WHAT YOU NEED TO DO>
The lines to copy from the data below are those that hold the string "samples".
-- Opening Marker --
# MaurizioFD/RecSys2019_DeepLearning_Evaluation

Hardware: AMD Instinct MI355X
Metric: BPR-MF SGD samples/sec (k=128, batch 1000) + ItemKNN cosine build sec on ML-20M-shaped URM (higher is better)
Workload: dtype f32; 1 GPU; BPR-MF epoch (139 mini-batches x 1000 on-device samples), k=128, sgd, on synthetic ml20m URM 138493x26744 nnz=20001422; replicas (one independent model per GPU); batch_size=1000, n_factors=128, parallelism=replicas x1

## Files before the change

recsys2019_deeplearning_evaluation_amd/csrc/mf_batch.cuh:

```cuda
#pragma once

namespace mi355rec {
namespace {

template <class T, int VEC> struct alignas(sizeof(T) * VEC) Chunk { T v[VEC]; };

template <class T, int VEC>
__device__ __forceinline__ Chunk<T, VEC> load_chunk(const T *row, int chunk, bool ok) {
    Chunk<T, VEC> r = *reinterpret_cast<const Chunk<T, VEC> *>(row + (size_t)(ok ? chunk : 0) * VEC);
#pragma unroll
    for (int e = 0; e < VEC; ++e) r.v[e] = ok ? r.v[e] : (T)0;
    return r;
}

template <class T, class P> __device__ __forceinline__ void adam_powers(const P &p, long long t, T &pw1, T &pw2) {
    pw1 = (T)1;
    pw2 = (T)1;
    if (p.sgd_mode == MI355REC_ADAM) {
        pw1 = (T)(1.0 - pow(p.beta_1_d, (double)t));
        pw2 = (T)(1.0 - pow(p.beta_2_d, (double)t));
    }
}

template <class T> struct MuRequest { MuState<T> st; T part; };

template <class T>
__device__ __forceinline__ MuRequest<T> global_bias_request(const MfParams<T> &p, const int prev, int lane) {
    MuRequest<T> r;
    r.st = p.mu_state[prev];
    r.part = p.mu_acc[prev * MU_SLOTS + lane];
    return r;
}

template <class T>
__device__ __forceinline__ T global_bias_finish(const MfParams<T> &p, MuRequest<T> r, long long gb, const int at, bool writer, int lane) {
    const int cur = at % 3, nxt = (at + 1) % 3;
    MuState<T> st = r.st;
    const T sum = wave_sum(r.part);
    if (gb > 0) {
        T pw1, pw2;
        adam_powers(p, gb, pw1, pw2);
        const T step = adapt_cell(p, sum * p.inv_batch, st.c1, st.c2, pw1, pw2);
        st.mu += p.lr * step;
    }
    if (writer) {
        if (lane == 0) p.mu_state[cur] = st;
        p.mu_acc[nxt * MU_SLOTS + lane] = (T)0;
    }
    return st.mu;
}

template <class T>
__device__ __forceinline__ T global_bias_at(const MfParams<T> &p, long long gb, const int at, bool writer, int lane) {
    return global_bias_finish(p, global_bias_request(p, (at + 2) % 3, lane), gb, at, writer, lane);
}

template <class T, int VEC, int KI, bool BPR> struct Rows {
    Chunk<T, VEC> A[KI], B[KI], C[BPR ? KI : 1];
    T bu, bi;
};

template <class T, int VEC, int LPR, int KI, bool BPR>
__device__ __forceinline__ Rows<T, VEC, KI, BPR> load_rows(const MfParams<T> &p, const int4 rec, int li, const bool (&cok)[KI],
                                                           bool bias) {
    Rows<T, VEC, KI, BPR> r;
    const int k = p.k;
    const T *Wu = ((rec.w >> 2) & 1 ? p.U1 : p.U0) + (size_t)rec.x * k;
    const T *Hi = ((rec.w >> 3) & 1 ? p.V1 : p.V0) + (size_t)rec.y * k;
    const T *Hj = ((rec.w >> 4) & 1 ? p.V1 : p.V0) + (size_t)(BPR ? rec.z : 0) * k;
#pragma unroll
    for (int c = 0; c < KI; ++c) {
        r.A[c] = load_chunk<T, VEC>(Wu, c * LPR + li, cok[c]);
        r.B[c] = load_chunk<T, VEC>(Hi, c * LPR + li, cok[c]);
        if (BPR) r.C[c] = load_chunk<T, VEC>(Hj, c * LPR + li, cok[c]);
    }
    r.bu = (T)0;
    r.bi = (T)0;
    if (bias) {
        r.bu = ((rec.w >> 2) & 1 ? p.bu1 : p.bu0)[rec.x];
        r.bi = ((rec.w >> 3) & 1 ? p.bi1 : p.bi0)[rec.y];
    }
    return r;
}

template <int ALGO, class T, int VEC, int LPR, int KI, bool ARGS_HERE>
__device__ __forceinline__ void mf_batch_body(const MfParams<T> &p, const int batch_local, const int wg, const int wv, const int tpb,
                                              const TaskHeader *hdr, const int4 *slot, const bool stamps) {
    constexpr int G = 64 / LPR;
    constexpr bool BPR = ALGO == MI355REC_MF_BPR;
    using Ch = Chunk<T, VEC>;
    using R = Rows<T, VEC, KI, BPR>;
    const int lane = threadIdx.x & 63;
    const unsigned long long tk0 = stamps ? stamp() : 0ull;
    const TaskHeader *hp = hdr + min(wv, tpb - 1);
    const int8v hd = *reinterpret_cast<const int8v *>(hp);
    int4 slot_rec = make_int4(0, 0, 0, 0);
    if constexpr (BPR && G > 1) slot_rec = slot[(size_t)min(wv, tpb - 1) * 3 + max(lane / LPR - 1, 0)];
    if constexpr (ARGS_HERE) {
        asm volatile("" ::"s"(p.ticks), "s"(p.use_bias), "s"(p.sgd_mode), "s"(p.state), "s"(p.mu_state), "s"(p.mu_acc), "s"(p.k), "s"(p.U0),
                     "s"(p.U1), "s"(p.V0), "s"(p.V1), "s"(p.recs));
    }
    const bool bias = !BPR && p.use_bias;
    long long gb = batch_local;
    long long batch_base = 0;
    MuRequest<T> mu_req;
    mu_req.st = MuState<T>{};
    mu_req.part = (T)0;
    if constexpr (!BPR) {
        int zero;
        asm volatile("v_mov_b32 %0, 0" : "=v"(zero));
        batch_base = (&p.state->batch_base)[zero];
        mu_req = global_bias_request(p, (batch_local + 2) % 3 + zero, lane);
    }
    if constexpr (!ARGS_HERE) asm volatile("" ::"s"(p.k), "s"(p.U0), "s"(p.U1), "s"(p.V0), "s"(p.V1), "s"(p.recs));
    if constexpr (BPR) {
        if (p.sgd_mode == MI355REC_ADAM) gb += p.state->batch_base;
    } else {
        gb += batch_base;
    }
    const int4 h0 = make_int4(hd[0], hd[1], hd[2], hd[3]), h1 = make_int4(hd[4], hd[5], hd[6], hd[7]);
    const bool active = (h0.y & LEN_MASK) != 0 && wv < tpb;
    __shared__ T s_mu[4];
    __shared__ T s_wide[4][LPR * KI * VEC];
    __shared__ T s_wide_bias[4];
    T mu_term = (T)0;
    T mu_eff = (T)0;
    unsigned long long tk1 = 0, tk2 = 0, tk3 = 0, tk4 = 0, tk5 = 0;
    if (p.ticks) tk1 = stamp();
    if (bias && !active) mu_eff = global_bias_finish(p, mu_req, gb, batch_local, wv == 0, lane);
    if (active) {
        const int entry = h0.x, len = h0.y & LEN_MASK, own_par = (unsigned)h0.y >> 31, start = h0.z;
        const bool wide = (h0.y & META_WIDE) != 0;
        const int part = (h0.y >> 28) & 3;
        const int base = wide ? part * G : 0, step = wide ? 4 * G : G;
        const int g = lane / LPR, li = lane % LPR;
        const int k = p.k, chunks = k / VEC;
        bool cok[KI];
#pragma unroll
        for (int c = 0; c < KI; ++c) cok[c] = c * LPR + li < chunks;
        const int iters = len > base ? (len - base + step - 1) / step : 0;
        int4 rec = h1;
        const bool pair = BPR && G > 1 && h0.w == 1;
        T sg_first = (T)0;
        if (BPR && G > 1 && h0.w == 1) {
            if (g != 0) rec = slot_rec;
        } else if (G > 1 && len > 1) {
            const int4 r = p.recs[start + min(base + g, len - 1)];
            if (g != 0) rec = r;
        }
        const int4 rec_first = rec;
        int4 rec_n = rec;
        if (iters > 1) rec_n = p.recs[start + min(base + step + g, len - 1)];
        R rows = load_rows<T, VEC, LPR, KI, BPR>(p, rec, li, cok, bias);
        if (bias) mu_eff = global_bias_finish(p, mu_req, gb, batch_local, wv == 0, lane);
        T pw1, pw2;
        adam_powers(p, gb + 1, pw1, pw2);

        Ch acc[KI], own[KI];
#pragma unroll
        for (int c = 0; c < KI; ++c)
#pragma unroll
            for (int e = 0; e < VEC; ++e) { acc[c].v[e] = (T)0; own[c].v[e] = (T)0; }
        T bias_acc = (T)0, own_bias = (T)0;
        double loss = 0.0;

        for (int it = 0; it < iters; ++it) {
            const int idx = base + it * step + g;
            const bool valid = idx < len;
            int4 rec_nn = rec_n;
            if (it + 2 < iters) rec_nn = p.recs[start + min(idx + 2 * step, len - 1)];
            R rows_n = rows;
            if (it + 1 < iters) rows_n = load_rows<T, VEC, LPR, KI, BPR>(p, rec_n, li, cok, bias);

            const int role = rec.w & 3;
            T dot = (T)0;
#pragma unroll
            for (int c = 0; c < KI; ++c)
#pragma unroll
                for (int e = 0; e < VEC; ++e)
                    dot = fused_add(rows.A[c].v[e], BPR ? diff_of(rows.B[c].v[e], rows.C[c].v[e]) : rows.B[c].v[e], dot);
            dot = group_sum<LPR>(dot);
            if (p.ticks && it == 0) {
                asm volatile("" ::"v"(dot));
                tk2 = stamp();
            }
            if (BPR) {
                const T x = dot;
                const T sg = sigmoid_of_minus(x);
                if (it == 0) sg_first = sg;
                if (valid && role == ROLE_U && li == 0) loss += (double)x * (double)x;
#pragma unroll
                for (int c = 0; c < KI; ++c)
#pragma unroll
                    for (int e = 0; e < VEC; ++e) {
                        const T a = rows.A[c].v[e], b = rows.B[c].v[e], cc = rows.C[c].v[e];
                        const T gU = grad_term(sg, diff_of(b, cc), p.user_reg, a);
                        const T gI = grad_term(sg, a, p.positive_reg, b);
                        const T gJ = grad_term(sg, -a, p.negative_reg, cc);
                        const T gr = role == ROLE_U ? gU : (role == ROLE_I ? gI : gJ);
                        acc[c].v[e] += valid ? gr : (T)0;
                        if (it == 0) own[c].v[e] = role == ROLE_U ? a : (role == ROLE_I ? b : cc);
                    }
            } else {
                T pred = dot;
                if (bias) pred += mu_eff + rows.bu + rows.bi;
                const T err = (T)__int_as_float(rec.z) - pred;
                if (valid && role == ROLE_U) {
                    if (li == 0) loss += (double)err * (double)err;
                    if (bias) mu_term += err - p.bias_reg * mu_eff;
                }
                if (bias && valid) bias_acc += err - p.bias_reg * (role == ROLE_U ? rows.bu : rows.bi);
                if (it == 0) own_bias = role == ROLE_U ? rows.bu : rows.bi;
#pragma unroll
                for (int c = 0; c < KI; ++c)
#pragma unroll
                    for (int e = 0; e < VEC; ++e) {
                        const T a = rows.A[c].v[e], b = rows.B[c].v[e];
                        const T gU = grad_term(err, b, p.user_reg, a);
                        const T gI = grad_term(err, a, p.positive_reg, b);
                        const T gr = role == ROLE_U ? gU : gI;
                        acc[c].v[e] += valid ? gr : (T)0;
                        if (it == 0) own[c].v[e] = role == ROLE_U ? a : b;
                    }
            }
            rec = rec_n;
            rec_n = rec_nn;
            rows = rows_n;
        }
        if (G > 1 && !pair) {
#pragma unroll
            for (int c = 0; c < KI; ++c)
#pragma unroll
                for (int e = 0; e < VEC; ++e) acc[c].v[e] = cross_group_sum<LPR>(acc[c].v[e]);
            if (bias) bias_acc = cross_group_sum<LPR>(bias_acc);
        }
        if (bias) {
            mu_term = li == 0 ? mu_term : (T)0;
            mu_term = wave_sum(mu_term);
        }
        if (li == 0 && loss != 0.0) atomicAdd(&p.loss_slots[wv * 4 + g], loss);
        if (p.ticks) tk3 = stamp();
        if (wide) {
            if (g == 0) {
#pragma unroll
                for (int c = 0; c < KI; ++c)
#pragma unroll
                    for (int e = 0; e < VEC; ++e) s_wide[part][(c * VEC + e) * LPR + li] = acc[c].v[e];
                if (li == 0) s_wide_bias[part] = bias_acc;
            }
            __syncthreads();
            if (part == 0 && g == 0) {
#pragma unroll
                for (int c = 0; c < KI; ++c)
#pragma unroll
                    for (int e = 0; e < VEC; ++e) {
                        const int at = (c * VEC + e) * LPR + li;
                        acc[c].v[e] = ((s_wide[0][at] + s_wide[1][at]) + s_wide[2][at]) + s_wide[3][at];
                    }
                bias_acc = ((s_wide_bias[0] + s_wide_bias[1]) + s_wide_bias[2]) + s_wide_bias[3];
            }
        }
        if ((g == 0 || pair) && (!wide || part == 0)) {
            const int own_entry = pair ? rec_first.x : entry;
            const int own_buf = pair ? (rec_first.w >> 2) & 1 : own_par;
            const bool is_item = own_entry >= p.n_users;
            const int row = is_item ? own_entry - p.n_users : own_entry;
            T *Wn = (is_item ? (own_buf ? p.V0 : p.V1) : (own_buf ? p.U0 : p.U1)) + (size_t)row * k;
            T *c1 = (is_item ? p.c1V : p.c1U) + (size_t)row * k, *c2 = (is_item ? p.c2V : p.c2U) + (size_t)row * k;
#pragma unroll
            for (int c = 0; c < KI; ++c) {
                if (!cok[c]) continue;
                const size_t at = (size_t)(c * LPR + li) * VEC;
                Ch m1, m2, out;
                if (p.sgd_mode != MI355REC_SGD) m1 = *reinterpret_cast<const Ch *>(c1 + at);
                if (p.sgd_mode == MI355REC_ADAM) m2 = *reinterpret_cast<const Ch *>(c2 + at);
#pragma unroll
                for (int e = 0; e < VEC; ++e) {
                    const T gm = mean_of(acc[c].v[e], p.inv_batch);
                    const T step = adapt_cell(p, gm, m1.v[e], m2.v[e], pw1, pw2);
                    out.v[e] = moved(own[c].v[e], p.lr, step);
                }
                *reinterpret_cast<Ch *>(Wn + at) = out;
                if (p.sgd_mode != MI355REC_SGD) *reinterpret_cast<Ch *>(c1 + at) = m1;
                if (p.sgd_mode == MI355REC_ADAM) *reinterpret_cast<Ch *>(c2 + at) = m2;
            }
            if (bias && li == 0) {
                T *bn = is_item ? (own_buf ? p.bi0 : p.bi1) : (own_buf ? p.bu0 : p.bu1);
                T *b1 = is_item ? p.c1_bi : p.c1_bu, *b2 = is_item ? p.c2_bi : p.c2_bu;
                const T step = adapt(p, bias_acc * p.inv_batch, b1, b2, (size_t)row, pw1, pw2);
                bn[row] = own_bias + p.lr * step;
            }
        }
        if (p.ticks) tk4 = stamp();
        const int also = BPR && (len == 1 || pair) ? (rec_first.w >> 5) & 3 : 0;
        if (BPR && also) {
#pragma unroll
            for (int e = 1; e <= 2; ++e) {
                if (!(also & e) || !(pair || g == e % G)) continue;
                const int item = e == 1 ? rec_first.y : rec_first.z;
                const int cur = (rec_first.w >> (e == 1 ? 3 : 4)) & 1;
                T *Wn = (cur ? p.V0 : p.V1) + (size_t)item * k;
                T *c1 = p.c1V + (size_t)item * k, *c2 = p.c2V + (size_t)item * k;
#pragma unroll
                for (int c = 0; c < KI; ++c) {
                    if (!cok[c]) continue;
                    const size_t at = (size_t)(c * LPR + li) * VEC;
                    Ch m1, m2, out;
                    if (p.sgd_mode != MI355REC_SGD) m1 = *reinterpret_cast<const Ch *>(c1 + at);
                    if (p.sgd_mode == MI355REC_ADAM) m2 = *reinterpret_cast<const Ch *>(c2 + at);
#pragma unroll
                    for (int v = 0; v < VEC; ++v) {
                        const T a = rows.A[c].v[v], b = rows.B[c].v[v], cc = rows.C[c].v[v];
                        const T gr = e == 1 ? grad_term(sg_first, a, p.positive_reg, b) : grad_term(sg_first, -a, p.negative_reg, cc);
                        const T gm = mean_of((T)0 + gr, p.inv_batch);
                        const T step = adapt_cell(p, gm, m1.v[v], m2.v[v], pw1, pw2);
                        out.v[v] = moved(e == 1 ? b : cc, p.lr, step);
                    }
                    *reinterpret_cast<Ch *>(Wn + at) = out;
                    if (p.sgd_mode != MI355REC_SGD) *reinterpret_cast<Ch *>(c1 + at) = m1;
                    if (p.sgd_mode == MI355REC_ADAM) *reinterpret_cast<Ch *>(c2 + at) = m2;
                }
            }
        }
    }
    if (p.ticks) tk5 = stamp();
    if (bias) {
        if (lane == 0) s_mu[threadIdx.x >> 6] = mu_term;
        __syncthreads();
        if (threadIdx.x == 0) {
            const T sum = (s_mu[0] + s_mu[1]) + (s_mu[2] + s_mu[3]);
            if (sum != (T)0) atomicAdd(&p.mu_acc[(batch_local % 3) * MU_SLOTS + (wg & (MU_SLOTS - 1))], sum);
        }
    }
    if (p.ticks && lane == 0 && wv < tpb) {
        unsigned long long *o = p.ticks + (size_t)wv * 8;
        o[0] = tk0; o[1] = tk1; o[2] = tk2; o[3] = tk3; o[4] = stamp(); o[5] = (unsigned long long)(h0.y & LEN_MASK);
        o[6] = tk4; o[7] = tk5;
    }
}
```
-- Closing Marker --
ANSWER TO THIS TASK>
Metric: BPR-MF SGD samples/sec (k=128, batch 1000) + ItemKNN cosine build sec on ML-20M-shaped URM (higher is better)
Workload: dtype f32; 1 GPU; BPR-MF epoch (139 mini-batches x 1000 on-device samples), k=128, sgd, on synthetic ml20m URM 138493x26744 nnz=20001422; replicas (one independent model per GPU); batch_size=1000, n_factors=128, parallelism=replicas x1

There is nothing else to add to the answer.